What’s especially humiliating is that Florida is the birthplace of the school testing movement, the state where former Gov. Jeb Bush decided in 1999 to begin awarding overall letter grades to individual schools to provide information for parents and help assess statewide educational performance. More than a dozen states have begun using a similar system since then, several of them just in the current year. Now they are being told that the Florida model they dutifully copied is too full of flaws to be trusted.
That matters a great deal because a lot more is riding on FCAT test scores than just local bragging rights. If a school receives repeated grades of D or F, it can be required by the state to take a variety of drastic measures, such as making the entire faculty reapply for their jobs, converting the school to a charter or closing it down altogether. So public confidence in the grading process is essential if the state is to have any credibility as a dispenser of draconian educational remedies.
States applying or adapting the Florida model have learned that changing the questions on the test, or switching to a new type of test altogether, can result in wildly fluctuating school grades. School officials in New Mexico this year were delighted to find out that the number of schools receiving A grades had more than doubled in comparison with the results from the year before. Was this the product of innovative new pedagogical techniques? Well, no. It was because the state had abandoned the federally designed No Child Left Behind test and switched to a new one designed by state education experts. Mississippi had a similar experience. Its school test scores went up dramatically because state officials took the expedient step of removing high school graduation rates from the list of test criteria for some schools.
The dramatically higher scores that resulted were a cause for initial state elation. But on further review, they raised another serious question. If the testing process is based on solid educational research, then the results from different tests ought to be reasonably congruent. If the results are dramatically disparate, there is a disturbing suggestion that the people writing the tests aren’t sure what it is they are supposed to be measuring.
Then he shifts his focus to Maine:
Maine is another state that has endured a season of controversy based on the introduction of its new school grading procedures. Gov. Paul LePage, a tireless advocate of school measurement, pushed through a new system this year based largely on the Florida model. Schools were evaluated on student test scores in reading and math; the percentage of students who had shown improvement in their scores during the past year, especially among the bottom 25 percent; graduation rates among upper-level students; and percentage of students who take the national SAT exam.

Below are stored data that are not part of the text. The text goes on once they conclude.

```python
class DcaError(RuntimeError):
    pass
# ... 61 lines not shown
    "dca_train_step_host": (C.c_int, [_vp, _vp, _vp, _vp, _i32, _f, _f, C.POINTER(_f), _vp]),
    "dca_set_input_transform": (C.c_int, [_vp, _vp, _vp, _i32, _i32, _vp]),
    "dca_set_loss_ring": (C.c_int, [_vp, _vp, _i32]),
    "dca_stream_begin": (C.c_int, [_vp, _vp, _i64, _vp, _i64, _i32, _vp]),
    "dca_stream_begin_packed": (C.c_int, [_vp, _vp, _i32, _i64, _vp, _vp, _vp, _i64, _i32, _vp]),
    "dca_stream_begin_sparse": (C.c_int, [_vp, _vp, _vp, _vp, _vp, _vp, _vp, _i64, _i32, _vp]),
    "dca_stream_step": (C.c_int, [_vp, _i64, _i64, _vp]),
    "dca_stream_end": (C.c_int, [_vp, _vp]),
    "dca_expand_packed_counts": (C.c_int, [_vp, _i32, _vp, _vp, _vp, _i32, _i32, _vp, _vp, _i32, _i32, _vp, _vp, _i32, _vp,
                                           _vp]),
    "dca_expand_sparse_counts": (C.c_int, [_vp, _vp, _vp, _i32, _vp, _vp, _vp, _i32, _i32, _vp, _vp, _i32, _i32, _vp, _vp,
                                           _i32, _vp, _vp]),
    "dca_zinb_loss_fwd_bwd": (C.c_int, [_vp, _i64, _vp, _vp, _vp, _vp, _vp, _i64, _i32, _i32, _i32, _f, _f,
                                        _vp, _vp, _vp, _i32, _vp, _vp, _vp, _sz, _vp]),
    "dca_zinb_loss_workspace_bytes": (C.c_int, [_i32, _i32, C.POINTER(_sz)]),
    "dca_zinb_loss_fwd": (C.c_int, [_vp, _i64, _vp, _vp, _vp, _vp, _vp, _i64, _i32, _i32, _i32, _f,
                                    _vp, _vp, _sz, _vp]),
    "dca_zinb_elem_host": (C.c_int, [_i32, _f, _f, _f, _f, _f, _f, C.POINTER(_f * 4)]),
    "dca_dropout_mask_host": (C.c_int, [C.c_uint64, C.c_uint64, _i32, _i64, _f, _vp]),
    "dca_activation_host": (C.c_int, [_i32, _f, _f, C.POINTER(_f * 2)]),
    "dca_activation_bwd_host": (C.c_int, [_i32, _f, _f, _f, _i32, _f, C.POINTER(_f * 2)]),
    "dca_dense_heads_fwd": (C.c_int, [_vp, _i64, _i32, _i32, _i32, _vp, _vp, _vp, _vp, _vp, _vp, _vp,
                                      _vp, _vp, _vp, _i64, _vp]),
    "dca_tc_heads_fwd": (C.c_int, [_vp, _i32, _vp, _vp, _i32, _i32, C.POINTER(_i32 * 3), _vp, _vp, _vp, _vp, _i64, _vp]),
    "dca_tc_heads_loss": (C.c_int, [_vp, _i32, _vp, _vp, _i32, _vp, _i64, _vp, _vp, _f, _f, _vp, _vp, _vp, _i64, _vp,
                                    _vp, _sz, _vp]),
    "dca_tc_gene_gemm": (C.c_int, [_i32, _vp, _vp, _vp, _i64, _i32, _i32, _i32, _vp, _vp, _vp, _vp, _vp, _vp, _i64, _i32,
                                   _vp, _vp, _vp, _vp]),
    "dca_tc_gene_gemm_sms": (C.c_int, [_i32, _vp, _vp, _vp, _i64, _i32, _i32, _i32, _vp, _vp, _vp, _vp, _vp, _vp, _i64,
                                       _i32, _vp, _vp, _vp, _vp, _i32]),
    "dca_tc_gene_gemm_rows": (C.c_int, [_i32, _vp, _vp, _vp, _i64, _vp, _i32, _i32, _i32, _vp, _vp, _vp, _vp, _vp, _vp,
                                        _i64, _i32, _vp, _vp, _vp, _vp, _i32]),
    "dca_head_bwd_schedule": (C.c_int, [_i32, _i32, _i32, _i32, _i32, _vp, _i64, C.POINTER(_i64), _vp]),
    "dca_enc_bwd_schedule": (C.c_int, [_i32, _i32, _vp, _i64, _vp]),
    "dca_tc_probe": (C.c_int, [_vp, _i32, _i32, _vp, _i32, _i32, _i32, _i32, _i32, _i32, _i32, _i32, _i32, _i32, _i32,
                               _vp, _vp]),
    "dca_profile_enable": (C.c_int, [_vp, _i32]),
    "dca_profile_read": (C.c_int, [_vp, C.POINTER(C.c_double * 6), C.POINTER(C.c_int64 * 6), _i32]),
    "dca_engine_info": (C.c_int, [_vp, C.POINTER(_i32 * 8)]),
    "dca_write_text_matrix": (C.c_int, [C.c_char_p, _vp, _i32, _i64, _i64, _i64, _vp, _vp, _i32, _i32]),
    "dca_write_text_device": (C.c_int, [C.c_char_p, _i32, _vp, _i64, _i64, _i64, _i32, _vp, _i64, _vp, _vp, _i64, _i32, _vp,
                                        _vp]),
    "dca_format_fixed6_host": (C.c_int, [_vp, _i64, _vp, _vp]),
    "dca_read_text_counts": (C.c_int, [C.c_char_p, _i32, _i32, _i64, _i32, _vp, _vp, _i64, _vp, _vp, _i64, _vp]),
    "dca_read_mtx_counts": (C.c_int, [C.c_char_p, _i32, _i64, _i32, _vp, _vp, _vp, _vp, _vp]),
    "dca_read_text_counts_gz": (C.c_int, [C.c_char_p, _i32, _i32, _i64, _i32, _vp, _vp, _i64, _vp, _vp, _i64, _vp]),
    "dca_read_mtx_counts_gz": (C.c_int, [C.c_char_p, _i32, _i64, _i32, _vp, _vp, _vp, _vp, _vp]),
    "dca_gunzip": (C.c_int, [C.c_char_p, _i32, _vp, _vp, _i64, _vp]),
    "dca_inflate_span_host": (C.c_int, [_vp, _i64, _i32, _i64, _i64, _vp, _i64, _vp]),
    "dca_inflate_find_host": (C.c_int, [_vp, _i64, _i64, _i64, _vp]),
    "dca_count_escapes": (C.c_int, [_vp, _i32, _i64, _i64, _i64, _vp, _i32]),
    "dca_pack_counts": (C.c_int, [_vp, _i32, _i64, _i64, _i64, _i32, _vp, _vp, _vp, _i32]),
    "dca_sparse_counts": (C.c_int, [_vp, _i32, _i64, _i64, _i64, _vp, _vp, _i32]),
    "dca_pack_sparse": (C.c_int, [_vp, _i32, _i64, _i64, _i64, _vp, _vp, _vp, _vp, _vp, _i32]),
    "dca_preprocess_workspace_bytes": (C.c_int, [_i64, _i32, C.POINTER(_sz)]),
    "dca_counts_csr_to_dense": (C.c_int, [_vp, _vp, _vp, _i64, _i32, _vp, _i64, _vp]),
    "dca_count_totals": (C.c_int, [_vp, _i64, _i64, _i32, _vp, _vp, _vp, _vp, _sz, _vp]),
    "dca_gather_counts": (C.c_int, [_vp, _i64, _vp, _i64, _vp, _i32, _vp, _i64, _vp]),
    "dca_log_moments": (C.c_int, [_vp, _i64, _i64, _i32, _vp, C.c_double, _i32, _vp, _vp, _vp, _sz, _vp]),
    "dca_normalize_write": (C.c_int, [_vp, _i64, _i64, _i32, _vp, C.c_double, _i32, _vp, _vp, _vp, _i32, _i64, _vp]),
    "dca_stats_workspace_bytes": (C.c_int, [_i64, _i32, _i64, C.POINTER(_sz)]),
    "dca_stats_begin": (C.c_int, [_i64, _i32, _vp, _sz, _vp]),
    "dca_count_totals_rows": (C.c_int, [_vp, _i64, _i64, _i64, _i64, _i32, _vp, _vp, _sz, _vp]),
    "dca_count_totals_finish": (C.c_int, [_i64, _i32, _vp, _vp, _vp, _sz, _vp]),
    "dca_log_moments_rows": (C.c_int, [_i32, _vp, _i64, _i64, _i64, _i64, _i32, _vp, C.c_double, _i32, _vp, _vp, _sz,
                                       _vp]),
# ... 58 lines not shown
```

dca_b200/csrc/gene_gemm_tc.cu:

```cuda
#include "engine.h"
#include "tc_common.cuh"

namespace dca {
namespace tc {
int g_gg_profile = 0;
int g_head_bwd_banded = 1;
int g_head_bwd_stagger = 1300;
namespace gg {

constexpr int kThreads = 256;
constexpr uint32_t kZBytes = 128 * 128 * 2;
constexpr uint32_t kWBytes = 64 * 128 * 2;
constexpr uint32_t kHBytes = 128 * 64 * 2;
constexpr uint32_t kOutBytes = 128 * 64 * 4;
constexpr uint32_t kOnesBytes = 16 * 128;
constexpr int kMaxGb = 4;
constexpr int kMaxSlots = 16;

static_assert(kWBytes == kHBytes, "the two item kinds of the banded launch share one stage shape");
template <bool DO_A, bool DO_B, bool BANDED>
constexpr int stages() { return DO_A && DO_B && !BANDED ? 2 : 3; }
template <bool DO_A, bool DO_B, bool BANDED>
constexpr uint32_t stage_bytes() { return BANDED ? kZBytes + kWBytes : kZBytes + (DO_B ? kWBytes : 0) + (DO_A ? kHBytes : 0); }
template <bool DO_A, bool DO_B, bool COLSUM, bool BANDED>
constexpr uint32_t smem_bytes() {
  return stages<DO_A, DO_B, BANDED>() * stage_bytes<DO_A, DO_B, BANDED>() + (DO_A ? kOutBytes : 0) + (COLSUM ? kOnesBytes : 0) + 1024;
}

struct BandItem { int kind, head, gr, gb0, ng, cb0, ncb; };

__host__ __device__ inline BandItem band_item(int k, int n_gb, int n_cb, int gpr, int ranges) {
  const int per_head = n_gb + ranges * n_cb, full_band = gpr + n_cb;
  BandItem it;
  it.head = k / per_head; k -= it.head * per_head;
  it.gr = min(k / full_band, ranges - 1); k -= it.gr * full_band;
  const int gb0 = it.gr * gpr, ng = min(n_gb, gb0 + gpr) - gb0, m = min(ng, n_cb);
  int idx;
  if (k < 2 * m) { it.kind = k & 1; idx = k >> 1; }
  else { it.kind = ng > n_cb ? 0 : 1; idx = k - m; }
  if (it.kind == 0) { it.gb0 = gb0 + idx; it.ng = 1; it.cb0 = 0; it.ncb = n_cb; }
  else { it.gb0 = gb0; it.ng = ng; it.cb0 = idx; it.ncb = 1; }
  return it;
}
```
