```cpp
int trd_reduce_and_values(int batch, const int64_t* h_n, int64_t n_max, int64_t k_max, const TrdLayout& l, const TrdWork& w_in,
                          TrdDesc* desc, hipStream_t s) {
  TrdWork w = w_in;
  const unsigned B = (unsigned)batch;
  const int load_grid = (int)std::min<int64_t>(ndmps::ceil_div(n_max * l.lda, 256), 512);
  hipLaunchKernelGGL(trd_load_kernel, dim3(load_grid, B), dim3(256), 0, s, desc, w);
  const bool narrow = (int64_t)batch * ndmps::ceil_div(n_max, 8) <= 2 * ndmps::kNumCU && !getenv("NDMPS_TRD_WIDE");
  const int W = (int)ndmps::ceil_div(n_max, narrow ? 8 : 32);
  const size_t col_lds = (size_t)n_max * sizeof(RowVec);
  void (*column)(const TrdDesc*, TrdWork, int);
  if (narrow)
    column = n_max <= 512    ? trd_column_kernel<2, 8>
             : n_max <= 1024 ? trd_column_kernel<4, 8>
             : n_max <= 2048 ? trd_column_kernel<8, 8>
                             : trd_column_kernel<16, 8>;
  else
    column = n_max <= 512    ? trd_column_kernel<2, 32>
             : n_max <= 1024 ? trd_column_kernel<4, 32>
             : n_max <= 2048 ? trd_column_kernel<8, 32>
                             : trd_column_kernel<16, 32>;
  const int bw = band_width_for(n_max);
  route_store(w_in.A, bw);
  const bool team = !bw && n_max <= 512 && n_max > kTail && !getenv("NDMPS_TRD_NO_TEAM") && !g_team_off;
  if (bw) {
    int slots = 0;
    NDMPS_TRY(team_slots(slots));
    const int team_size = (int)ndmps::ceil_div(n_max, 32);
    const int per_launch = std::max(1, slots / team_size);
    int inject = g_inject_abort.load();
    while (inject > 0 && !g_inject_abort.compare_exchange_weak(inject, inject - 1)) {
    }
    void* span = ndmps::span_begin(s);
    if (inject > 0) {
      hipLaunchKernelGGL(trd_inject_abort_kernel, dim3((batch + 63) / 64), dim3(64), 0, s, desc, batch);
    } else {
      NDMPS_TRY(team_launch(s, [&]() {
        for (int b0 = 0; b0 < batch; b0 += per_launch) {
          const dim3 grid((unsigned)team_size, (unsigned)std::min(per_launch, batch - b0));
          if (bw == 2) hipLaunchKernelGGL(trd_band_kernel<2>, grid, dim3(256), 0, s, desc, w, b0);
          else hipLaunchKernelGGL(trd_band_kernel<4>, grid, dim3(256), 0, s, desc, w, b0);
        }
      }));
    }
    int64_t bytes = 0;
    for (int b = 0; b < batch; ++b) bytes += 2 * 8 * h_n[b] * h_n[b];
    ndmps::span_end(span, s, ndmps::kSpanTridiagTeam, 1, bytes);
    const size_t chase_lds = (size_t)n_max * 2 * bw * sizeof(double);
    if (bw == 2) hipLaunchKernelGGL(trd_chase_kernel<2>, dim3(1, B), dim3(1024), chase_lds, s, desc, w);
    else hipLaunchKernelGGL(trd_chase_kernel<4>, dim3(1, B), dim3(1024), chase_lds, s, desc, w);
    const int kk = (int)std::min(k_max, n_max);
    hipLaunchKernelGGL(trd_bisect_kernel, dim3(ndmps::ceil_div(kk, 4), B), dim3(256),
                       (size_t)ndmps::round_up(n_max, 16) * 16, s, desc, w, kk);
    NDMPS_LAUNCH_CHECK();
    return NDMPS_OK;
  }
  const bool team_on = !bw && !g_team_off && !getenv("NDMPS_TRD_NO_TEAM");
// ... 49 lines not shown
    }
    NDMPS_TRY(pnl_run(seq, batch, h_n, n_max, tail_cols, desc, w, s));
    if (hybrid) {
      const int64_t J0 = n_max - hybrid;
      TrdDesc* sub = (TrdDesc*)((char*)w_in.A - l.off_a + l.off_desc2);
      hipLaunchKernelGGL(pnl_mirror_kernel, dim3(256, B), dim3(256), 0, s, w, (int)n_max, hybrid);
      hipLaunchKernelGGL(pnl_subdesc_kernel, dim3((batch + 63) / 64), dim3(64), 0, s, (const TrdDesc*)desc, sub, batch, hybrid);
      TrdWork v = w;
      v.A = w.A + J0 * l.lda + J0;
      v.Vh = w.Vh + J0 * l.lda + J0;
      v.y = w.y + J0;
      v.tau = w.tau + J0;
      v.d = w.d + J0;
      v.e = w.e + J0;
      NDMPS_TRY(trd_team_reduce(batch, hybrid, sub, v, s));
      hipLaunchKernelGGL(pnl_substatus_kernel, dim3((batch + 63) / 64), dim3(64), 0, s, desc, (const TrdDesc*)sub, batch);
      w.tail_lower = 0;
    } else {
      NDMPS_CHECK_HIP(hipMemsetAsync(w.y, 0, (size_t)batch * 2 * l.lda * 8, s));
    }
    ndmps::span_end(span, s, ndmps::kSpanTridiagPanel, (int64_t)seq.size(), span_bytes);
  } else {
    for (int j = 0; j < n_max - kTail; ++j) {
      hipLaunchKernelGGL(column, dim3(W, B), dim3(256), col_lds, s, desc, w, j);
      if (span)
        for (int b = 0; b < batch; ++b)
          if (j < h_n[b] - kTail) span_bytes += 2 * 8 * (h_n[b] - j - 1) * (h_n[b] - j - 1);
    }
    ndmps::span_end(span, s, ndmps::kSpanTridiagColumns, std::max<int64_t>(n_max - kTail, 0), span_bytes);
  }
  const char* tail_env = getenv("NDMPS_TRD_TAIL");
  const bool tail_regs = tail_env ? !strcmp(tail_env, "regs") : batch < 16;
  void* tail_span = ndmps::span_begin(s);
  if (tail_regs) hipLaunchKernelGGL(trd_tail_reg_kernel, dim3(1, B), dim3(512), 0, s, desc, w);
  else hipLaunchKernelGGL(trd_tail_kernel, dim3(1, B), dim3(512), kTailLds, s, desc, w);
  const int kk = (int)std::min(k_max, n_max);
  hipLaunchKernelGGL(trd_bisect_kernel, dim3(ndmps::ceil_div(kk, 4), B), dim3(256),
                     (size_t)ndmps::round_up(n_max, 16) * 16, s, desc, w, kk);
  ndmps::span_end(tail_span, s, ndmps::kSpanTridiagTail, 2, 0);
  NDMPS_LAUNCH_CHECK();
  return NDMPS_OK;
}

}

extern "C" int64_t ndmps_potrf_scratch_elems(int64_t n) {
  const int64_t kw = ndmps::round_up(std::max<int64_t>(n, 1), kWB);
  return kw * kw + 64;
}
extern "C" int ndmps_potrf_lower_f64(double* d_S, int64_t n, double* d_scratch, int* h_status, ndmps_stream_t stream) {
  NDMPS_REQUIRE(d_S && d_scratch && h_status && n >= 1 && n <= 32768, "bad Cholesky argument");
  NDMPS_TRY(trd_opt_in());
  hipStream_t s = (hipStream_t)stream;
  const int k = (int)n, kw = (int)ndmps::round_up(n, kWB), nblk = kw / kWB;
  double* linv = d_scratch;
  TrdDesc* d_flag = reinterpret_cast<TrdDesc*>(d_scratch + (int64_t)kw * kw);
  NDMPS_CHECK_HIP(hipMemsetAsync(d_flag, 0, sizeof(TrdDesc), s));
  for (int pb = 0; pb < nblk; ++pb) {
    const int p = kWB * pb, below = nblk - pb - 1;
    hipLaunchKernelGGL(wide_chol_diag_kernel, dim3(1), dim3(512), (size_t)2 * kWB * kWLd * sizeof(double), s, d_S, k, linv, kw, k, p,
                       d_flag);
    if (below > 0) {
      hipLaunchKernelGGL(wide_chol_panel_kernel, dim3((unsigned)below), dim3(256), 0, s, d_S, k, (const double*)linv, kw, k, p);
      hipLaunchKernelGGL(wide_chol_trail_kernel, dim3((unsigned)(below * (below + 1) / 2)), dim3(256), 0, s, d_S, k, k, p);
    }
  }
  hipLaunchKernelGGL(wide_zero_upper_kernel, dim3((unsigned)std::min<int64_t>(ndmps::ceil_div(n * n, 256), 2048)), dim3(256), 0, s,
// ... 348 lines not shown
```

### img-compression-mps_amd/csrc/tt.hip

```cpp
#include <math.h>
#include <stdlib.h>

#include <algorithm>
#include <vector>

#include "common.h"
#include "trunc.h"

namespace {

constexpr double kCutoffFloor = 1e-6;
constexpr double kCutoffFloorF64 = 1e-8;
template <typename T>
constexpr double cutoff_floor() { return sizeof(T) == 8 ? kCutoffFloorF64 : kCutoffFloor; }
constexpr double kSweepEigTol = 1e-13;

inline double sweep_eig_tol(bool f64_storage = false) {
  const char* e = getenv("NDMPS_SWEEP_EIG_TOL");
  if (e) {
    const double v = atof(e);
    if (v >= 1e-16 && v <= 1e-6) return v;
  }
  return f64_storage ? 1e-15 : kSweepEigTol;
}
// ... 97 lines not shown
scale_cols_to_f32_kernel(const double* __restrict__ M, int64_t rows, int64_t ldm, int64_t k,
                         const double* __restrict__ sigma, double power, T* __restrict__ out) {
  scale_cols_body(M, rows, ldm, k, sigma, power, out);
}
template <typename T>
__global__ void __launch_bounds__(256)
scale_rows_to_f32_kernel(const double* __restrict__ M, int64_t k, int64_t n, const double* __restrict__ sigma,
                         double power, T* __restrict__ out) {
  scale_rows_body(M, k, n, sigma, power, out);
}
__global__ void __launch_bounds__(256) sqrt_clamp_kernel(const double* __restrict__ w, int64_t n, double* s) {
  sqrt_clamp_body(w, n, s);
}

__global__ void __launch_bounds__(256)
scale_cols_sqrt_kernel(double* __restrict__ M, int64_t rows, int64_t cols, const double* __restrict__ w,
                       double rel_zero = 0.0) {
  const double zero = rel_zero * fmax(fmax(w[0], w[cols - 1]), 0.0);
  const int64_t total = rows * cols;
  for (int64_t e = (int64_t)blockIdx.x * 256 + threadIdx.x; e < total; e += (int64_t)gridDim.x * 256) {
    const double we = w[e % cols];
    M[e] *= we > zero ? sqrt(we) : 0.0;
  }
}
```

When the statewide results were tallied, Maine’s schools averaged a C grade—a reasonable enough sounding score. But when researchers in the state began looking at the results in greater detail, they found something that disturbed them. What the tests were really tracking was demographics. Schools in poorer communities around the state nearly all finished lower than their counterparts in affluent suburbs, regardless of academic methods. High schools that were graded A had an average of 9 percent of their students on free or reduced price lunch. Schools that got an F had 61 percent of their students receiving subsidized lunches. To a great extent, the test was simply a measure of poverty, not school quality.
He recognizes that testing has become a problem in itself:
It is hard not to conclude in the end that the school testing movement represents a popular fad in educational policy that is desperately lacking in either substantive methodology or common sense. Its fundamental assumption, underneath all the jargon, is that schools fail because they just aren’t trying hard enough, not because they are being asked to educate pupils who are culturally and socially unprepared to learn. Cooking the books on the tests won’t do anything to solve this problem. All it will do, when the extent of the mischief is revealed, is undermine public confidence in the entire enterprise of school testing.
We have gotten into the business of measuring school performance with precise testing numbers because it’s something we know how to measure. In doing so, we leave aside the subtler and more personal things that teachers and principals do all the time to make their schools function in an orderly way and disseminate as much learning as they possibly can. In the words of Roger Jones, a professor at Lynchburg College in Virginia, one of the states that enacted an A-F grading system this year: “We have gotten so caught up in testing that we have lost sight of a true education.”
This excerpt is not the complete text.